[Start of Attachment]

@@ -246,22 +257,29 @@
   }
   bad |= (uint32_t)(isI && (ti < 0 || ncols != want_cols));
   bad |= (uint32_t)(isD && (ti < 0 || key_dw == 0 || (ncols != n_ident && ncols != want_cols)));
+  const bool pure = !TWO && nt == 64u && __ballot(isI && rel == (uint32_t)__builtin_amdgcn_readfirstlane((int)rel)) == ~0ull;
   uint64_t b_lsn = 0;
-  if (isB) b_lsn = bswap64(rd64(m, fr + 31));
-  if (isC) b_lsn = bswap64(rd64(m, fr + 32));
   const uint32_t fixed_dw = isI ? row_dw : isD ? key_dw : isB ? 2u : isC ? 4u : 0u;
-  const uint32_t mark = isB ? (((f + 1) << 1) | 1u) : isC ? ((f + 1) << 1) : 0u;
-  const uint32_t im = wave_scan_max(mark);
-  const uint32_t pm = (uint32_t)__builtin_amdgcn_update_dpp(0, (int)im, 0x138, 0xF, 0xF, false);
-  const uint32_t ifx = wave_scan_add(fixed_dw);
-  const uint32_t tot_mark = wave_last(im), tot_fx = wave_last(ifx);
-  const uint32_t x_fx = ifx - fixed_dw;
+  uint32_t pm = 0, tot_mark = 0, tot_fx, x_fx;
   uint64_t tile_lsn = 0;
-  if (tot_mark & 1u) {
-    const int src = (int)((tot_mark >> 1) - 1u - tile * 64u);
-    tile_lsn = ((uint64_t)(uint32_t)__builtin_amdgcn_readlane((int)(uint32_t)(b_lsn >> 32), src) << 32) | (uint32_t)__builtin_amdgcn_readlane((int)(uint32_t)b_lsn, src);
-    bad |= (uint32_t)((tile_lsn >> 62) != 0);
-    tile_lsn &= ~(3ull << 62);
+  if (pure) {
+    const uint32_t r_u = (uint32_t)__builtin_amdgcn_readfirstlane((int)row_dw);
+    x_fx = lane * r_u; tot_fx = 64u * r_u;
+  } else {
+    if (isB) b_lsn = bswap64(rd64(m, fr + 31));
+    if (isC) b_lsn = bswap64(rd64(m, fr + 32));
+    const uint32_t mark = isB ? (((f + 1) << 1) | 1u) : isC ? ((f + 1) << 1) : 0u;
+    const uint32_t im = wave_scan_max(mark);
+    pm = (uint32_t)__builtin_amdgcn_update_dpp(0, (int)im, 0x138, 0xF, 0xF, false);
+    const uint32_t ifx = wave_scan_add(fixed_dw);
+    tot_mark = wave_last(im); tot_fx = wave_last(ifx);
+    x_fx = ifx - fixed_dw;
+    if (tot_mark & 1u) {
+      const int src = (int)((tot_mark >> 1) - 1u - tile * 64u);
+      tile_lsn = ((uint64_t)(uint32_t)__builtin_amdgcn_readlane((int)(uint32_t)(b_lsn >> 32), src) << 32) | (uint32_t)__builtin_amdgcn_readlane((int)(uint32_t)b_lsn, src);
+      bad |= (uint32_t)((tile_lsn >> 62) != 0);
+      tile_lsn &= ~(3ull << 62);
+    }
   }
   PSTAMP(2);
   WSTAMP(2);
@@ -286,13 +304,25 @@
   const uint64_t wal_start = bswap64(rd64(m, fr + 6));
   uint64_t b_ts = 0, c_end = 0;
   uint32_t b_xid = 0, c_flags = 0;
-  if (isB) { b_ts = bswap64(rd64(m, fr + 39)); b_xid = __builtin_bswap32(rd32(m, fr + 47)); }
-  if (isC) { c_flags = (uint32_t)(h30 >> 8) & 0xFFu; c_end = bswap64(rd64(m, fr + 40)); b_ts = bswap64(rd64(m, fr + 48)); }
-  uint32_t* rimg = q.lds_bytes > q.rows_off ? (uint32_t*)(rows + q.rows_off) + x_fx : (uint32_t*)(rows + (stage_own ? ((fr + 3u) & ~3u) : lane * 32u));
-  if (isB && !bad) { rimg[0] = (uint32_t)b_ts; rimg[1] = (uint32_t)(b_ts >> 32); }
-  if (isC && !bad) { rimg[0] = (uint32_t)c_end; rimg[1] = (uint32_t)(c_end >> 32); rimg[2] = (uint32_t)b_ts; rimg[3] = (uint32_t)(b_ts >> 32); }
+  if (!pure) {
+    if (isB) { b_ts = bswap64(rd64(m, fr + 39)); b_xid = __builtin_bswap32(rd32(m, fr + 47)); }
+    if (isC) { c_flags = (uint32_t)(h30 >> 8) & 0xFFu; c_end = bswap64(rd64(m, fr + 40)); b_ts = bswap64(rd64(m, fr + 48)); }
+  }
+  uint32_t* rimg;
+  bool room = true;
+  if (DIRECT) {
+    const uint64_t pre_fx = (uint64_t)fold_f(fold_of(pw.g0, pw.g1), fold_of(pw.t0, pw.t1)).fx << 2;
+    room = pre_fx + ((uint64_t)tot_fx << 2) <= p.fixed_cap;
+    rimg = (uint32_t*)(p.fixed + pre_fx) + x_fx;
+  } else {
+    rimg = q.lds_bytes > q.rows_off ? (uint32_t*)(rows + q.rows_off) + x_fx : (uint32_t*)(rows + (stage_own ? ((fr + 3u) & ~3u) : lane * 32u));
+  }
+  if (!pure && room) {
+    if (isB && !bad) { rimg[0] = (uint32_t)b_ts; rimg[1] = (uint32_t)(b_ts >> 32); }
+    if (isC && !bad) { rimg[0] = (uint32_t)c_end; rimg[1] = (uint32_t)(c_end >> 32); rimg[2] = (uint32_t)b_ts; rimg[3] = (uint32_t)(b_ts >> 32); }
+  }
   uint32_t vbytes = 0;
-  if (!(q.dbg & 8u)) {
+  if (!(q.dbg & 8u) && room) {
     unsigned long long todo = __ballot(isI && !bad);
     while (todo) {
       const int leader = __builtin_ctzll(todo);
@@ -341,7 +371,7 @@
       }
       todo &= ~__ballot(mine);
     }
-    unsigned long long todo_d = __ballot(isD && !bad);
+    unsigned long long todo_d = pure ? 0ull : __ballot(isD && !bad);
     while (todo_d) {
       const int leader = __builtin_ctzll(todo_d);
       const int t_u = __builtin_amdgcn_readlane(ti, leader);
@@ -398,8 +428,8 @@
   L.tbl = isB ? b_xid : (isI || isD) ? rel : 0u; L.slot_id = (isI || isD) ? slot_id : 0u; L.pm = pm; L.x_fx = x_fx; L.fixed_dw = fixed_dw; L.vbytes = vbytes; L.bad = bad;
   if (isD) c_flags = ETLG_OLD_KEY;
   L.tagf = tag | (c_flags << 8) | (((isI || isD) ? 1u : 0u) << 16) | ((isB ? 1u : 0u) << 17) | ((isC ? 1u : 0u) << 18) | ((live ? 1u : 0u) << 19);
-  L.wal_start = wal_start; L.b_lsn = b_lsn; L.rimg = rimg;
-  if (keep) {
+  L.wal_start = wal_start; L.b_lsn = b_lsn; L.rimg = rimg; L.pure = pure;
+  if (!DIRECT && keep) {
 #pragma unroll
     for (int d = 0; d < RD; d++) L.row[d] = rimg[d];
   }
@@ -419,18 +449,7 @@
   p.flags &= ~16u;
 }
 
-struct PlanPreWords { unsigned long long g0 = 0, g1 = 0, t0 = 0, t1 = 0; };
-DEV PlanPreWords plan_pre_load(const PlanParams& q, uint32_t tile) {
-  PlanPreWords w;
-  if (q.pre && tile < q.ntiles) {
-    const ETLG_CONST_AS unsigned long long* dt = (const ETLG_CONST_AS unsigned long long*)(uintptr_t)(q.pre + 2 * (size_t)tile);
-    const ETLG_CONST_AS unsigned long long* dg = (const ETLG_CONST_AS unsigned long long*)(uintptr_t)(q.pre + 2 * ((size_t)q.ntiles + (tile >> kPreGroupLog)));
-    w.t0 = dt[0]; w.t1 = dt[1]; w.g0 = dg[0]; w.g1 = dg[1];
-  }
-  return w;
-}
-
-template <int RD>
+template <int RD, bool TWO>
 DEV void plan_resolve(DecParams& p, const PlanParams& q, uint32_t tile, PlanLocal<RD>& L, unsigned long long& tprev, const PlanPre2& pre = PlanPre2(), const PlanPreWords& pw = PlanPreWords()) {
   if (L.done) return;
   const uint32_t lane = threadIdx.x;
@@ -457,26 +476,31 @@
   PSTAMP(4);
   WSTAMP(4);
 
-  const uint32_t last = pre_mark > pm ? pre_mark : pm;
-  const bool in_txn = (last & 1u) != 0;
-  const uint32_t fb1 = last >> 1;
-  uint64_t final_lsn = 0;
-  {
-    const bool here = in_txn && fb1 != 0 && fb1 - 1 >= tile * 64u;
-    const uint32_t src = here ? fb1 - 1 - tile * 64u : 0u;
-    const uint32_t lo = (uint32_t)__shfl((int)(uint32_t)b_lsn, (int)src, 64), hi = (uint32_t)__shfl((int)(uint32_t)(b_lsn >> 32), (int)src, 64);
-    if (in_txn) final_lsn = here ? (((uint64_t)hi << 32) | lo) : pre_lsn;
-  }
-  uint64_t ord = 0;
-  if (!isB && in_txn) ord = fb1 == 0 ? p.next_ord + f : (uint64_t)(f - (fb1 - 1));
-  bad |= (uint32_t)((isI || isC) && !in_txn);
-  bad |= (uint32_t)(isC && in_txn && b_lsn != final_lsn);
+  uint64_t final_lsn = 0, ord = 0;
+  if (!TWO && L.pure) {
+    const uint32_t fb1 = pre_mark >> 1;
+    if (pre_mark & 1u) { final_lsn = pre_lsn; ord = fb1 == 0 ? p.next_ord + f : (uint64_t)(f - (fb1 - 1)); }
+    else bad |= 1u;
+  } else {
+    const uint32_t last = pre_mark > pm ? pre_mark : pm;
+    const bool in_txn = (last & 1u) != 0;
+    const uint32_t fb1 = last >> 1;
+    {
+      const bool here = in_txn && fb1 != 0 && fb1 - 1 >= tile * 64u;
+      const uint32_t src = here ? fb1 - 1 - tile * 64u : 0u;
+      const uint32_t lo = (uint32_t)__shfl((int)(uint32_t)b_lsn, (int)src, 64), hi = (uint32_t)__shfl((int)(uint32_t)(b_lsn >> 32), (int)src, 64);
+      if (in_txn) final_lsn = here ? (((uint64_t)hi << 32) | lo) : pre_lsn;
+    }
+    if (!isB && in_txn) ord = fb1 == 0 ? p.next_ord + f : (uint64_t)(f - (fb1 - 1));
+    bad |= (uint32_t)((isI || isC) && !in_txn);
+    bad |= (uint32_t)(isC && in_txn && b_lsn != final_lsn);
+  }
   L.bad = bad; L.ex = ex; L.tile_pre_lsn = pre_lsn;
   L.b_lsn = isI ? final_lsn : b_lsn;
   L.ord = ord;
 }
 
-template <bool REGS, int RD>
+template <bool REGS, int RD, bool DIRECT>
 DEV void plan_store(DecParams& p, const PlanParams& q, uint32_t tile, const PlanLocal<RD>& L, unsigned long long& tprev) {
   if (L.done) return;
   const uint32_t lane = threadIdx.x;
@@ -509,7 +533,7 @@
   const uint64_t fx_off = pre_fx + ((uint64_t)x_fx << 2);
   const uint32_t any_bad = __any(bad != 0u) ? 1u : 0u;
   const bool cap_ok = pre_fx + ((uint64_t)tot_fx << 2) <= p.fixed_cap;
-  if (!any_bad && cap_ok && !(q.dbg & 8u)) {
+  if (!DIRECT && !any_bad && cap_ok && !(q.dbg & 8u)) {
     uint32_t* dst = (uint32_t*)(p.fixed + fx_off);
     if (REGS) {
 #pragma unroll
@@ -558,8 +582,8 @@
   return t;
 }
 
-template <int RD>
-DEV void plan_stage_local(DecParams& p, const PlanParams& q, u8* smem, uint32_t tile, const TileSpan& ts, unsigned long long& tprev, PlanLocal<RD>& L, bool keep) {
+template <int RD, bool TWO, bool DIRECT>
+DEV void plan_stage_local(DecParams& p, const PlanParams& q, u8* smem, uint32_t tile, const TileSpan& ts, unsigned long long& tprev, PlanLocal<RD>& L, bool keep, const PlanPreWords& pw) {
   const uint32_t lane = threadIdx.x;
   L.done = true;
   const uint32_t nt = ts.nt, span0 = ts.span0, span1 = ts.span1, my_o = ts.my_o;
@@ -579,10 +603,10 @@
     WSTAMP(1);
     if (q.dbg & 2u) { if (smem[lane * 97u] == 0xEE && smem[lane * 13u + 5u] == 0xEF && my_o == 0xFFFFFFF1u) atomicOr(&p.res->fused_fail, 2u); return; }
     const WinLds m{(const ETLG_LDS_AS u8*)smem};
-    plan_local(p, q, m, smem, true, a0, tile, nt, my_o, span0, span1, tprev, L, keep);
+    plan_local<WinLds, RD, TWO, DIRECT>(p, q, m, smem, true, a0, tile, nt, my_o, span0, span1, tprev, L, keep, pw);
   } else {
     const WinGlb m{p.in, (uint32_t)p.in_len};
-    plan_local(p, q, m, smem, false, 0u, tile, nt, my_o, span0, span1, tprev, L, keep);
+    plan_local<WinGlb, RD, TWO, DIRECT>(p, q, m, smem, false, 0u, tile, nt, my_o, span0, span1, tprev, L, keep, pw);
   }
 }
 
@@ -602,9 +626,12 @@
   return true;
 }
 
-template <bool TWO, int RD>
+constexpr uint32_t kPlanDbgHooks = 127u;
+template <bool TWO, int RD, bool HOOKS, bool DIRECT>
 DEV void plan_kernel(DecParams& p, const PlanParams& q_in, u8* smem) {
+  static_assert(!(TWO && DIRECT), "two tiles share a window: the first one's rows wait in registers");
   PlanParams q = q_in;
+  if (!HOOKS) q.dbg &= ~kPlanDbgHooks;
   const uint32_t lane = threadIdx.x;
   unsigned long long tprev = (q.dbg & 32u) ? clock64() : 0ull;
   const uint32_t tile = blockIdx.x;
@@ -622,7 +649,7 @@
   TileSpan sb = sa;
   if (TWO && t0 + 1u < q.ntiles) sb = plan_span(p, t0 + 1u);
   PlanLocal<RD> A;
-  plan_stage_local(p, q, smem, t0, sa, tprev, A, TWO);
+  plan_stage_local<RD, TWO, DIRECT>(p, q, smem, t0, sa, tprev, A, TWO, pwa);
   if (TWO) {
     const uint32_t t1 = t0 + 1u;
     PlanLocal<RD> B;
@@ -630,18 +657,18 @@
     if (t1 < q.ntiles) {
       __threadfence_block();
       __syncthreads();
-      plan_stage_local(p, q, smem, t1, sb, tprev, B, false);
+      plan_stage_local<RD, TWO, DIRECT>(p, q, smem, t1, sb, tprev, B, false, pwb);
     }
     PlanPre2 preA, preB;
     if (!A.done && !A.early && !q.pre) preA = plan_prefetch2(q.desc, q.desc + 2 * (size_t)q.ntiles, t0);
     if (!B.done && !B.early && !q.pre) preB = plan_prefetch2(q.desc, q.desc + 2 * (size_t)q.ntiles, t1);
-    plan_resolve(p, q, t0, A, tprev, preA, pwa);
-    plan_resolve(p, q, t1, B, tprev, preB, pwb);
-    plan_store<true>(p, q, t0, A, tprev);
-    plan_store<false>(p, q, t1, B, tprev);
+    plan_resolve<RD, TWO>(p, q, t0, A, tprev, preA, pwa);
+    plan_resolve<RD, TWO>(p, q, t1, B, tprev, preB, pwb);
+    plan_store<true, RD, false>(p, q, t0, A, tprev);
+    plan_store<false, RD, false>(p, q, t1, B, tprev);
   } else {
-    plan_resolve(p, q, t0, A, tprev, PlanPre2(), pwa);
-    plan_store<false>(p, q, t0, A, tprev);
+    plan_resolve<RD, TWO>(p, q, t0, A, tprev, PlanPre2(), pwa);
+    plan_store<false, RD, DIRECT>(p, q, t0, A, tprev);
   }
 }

[End of Attachment]

Activity = Return every line from the records above that holds the word "vbytes".

Solution below =
   uint32_t vbytes = 0;
   L.tbl = isB ? b_xid : (isI || isD) ? rel : 0u; L.slot_id = (isI || isD) ? slot_id : 0u; L.pm = pm; L.x_fx = x_fx; L.fixed_dw = fixed_dw; L.vbytes = vbytes; L.bad = bad;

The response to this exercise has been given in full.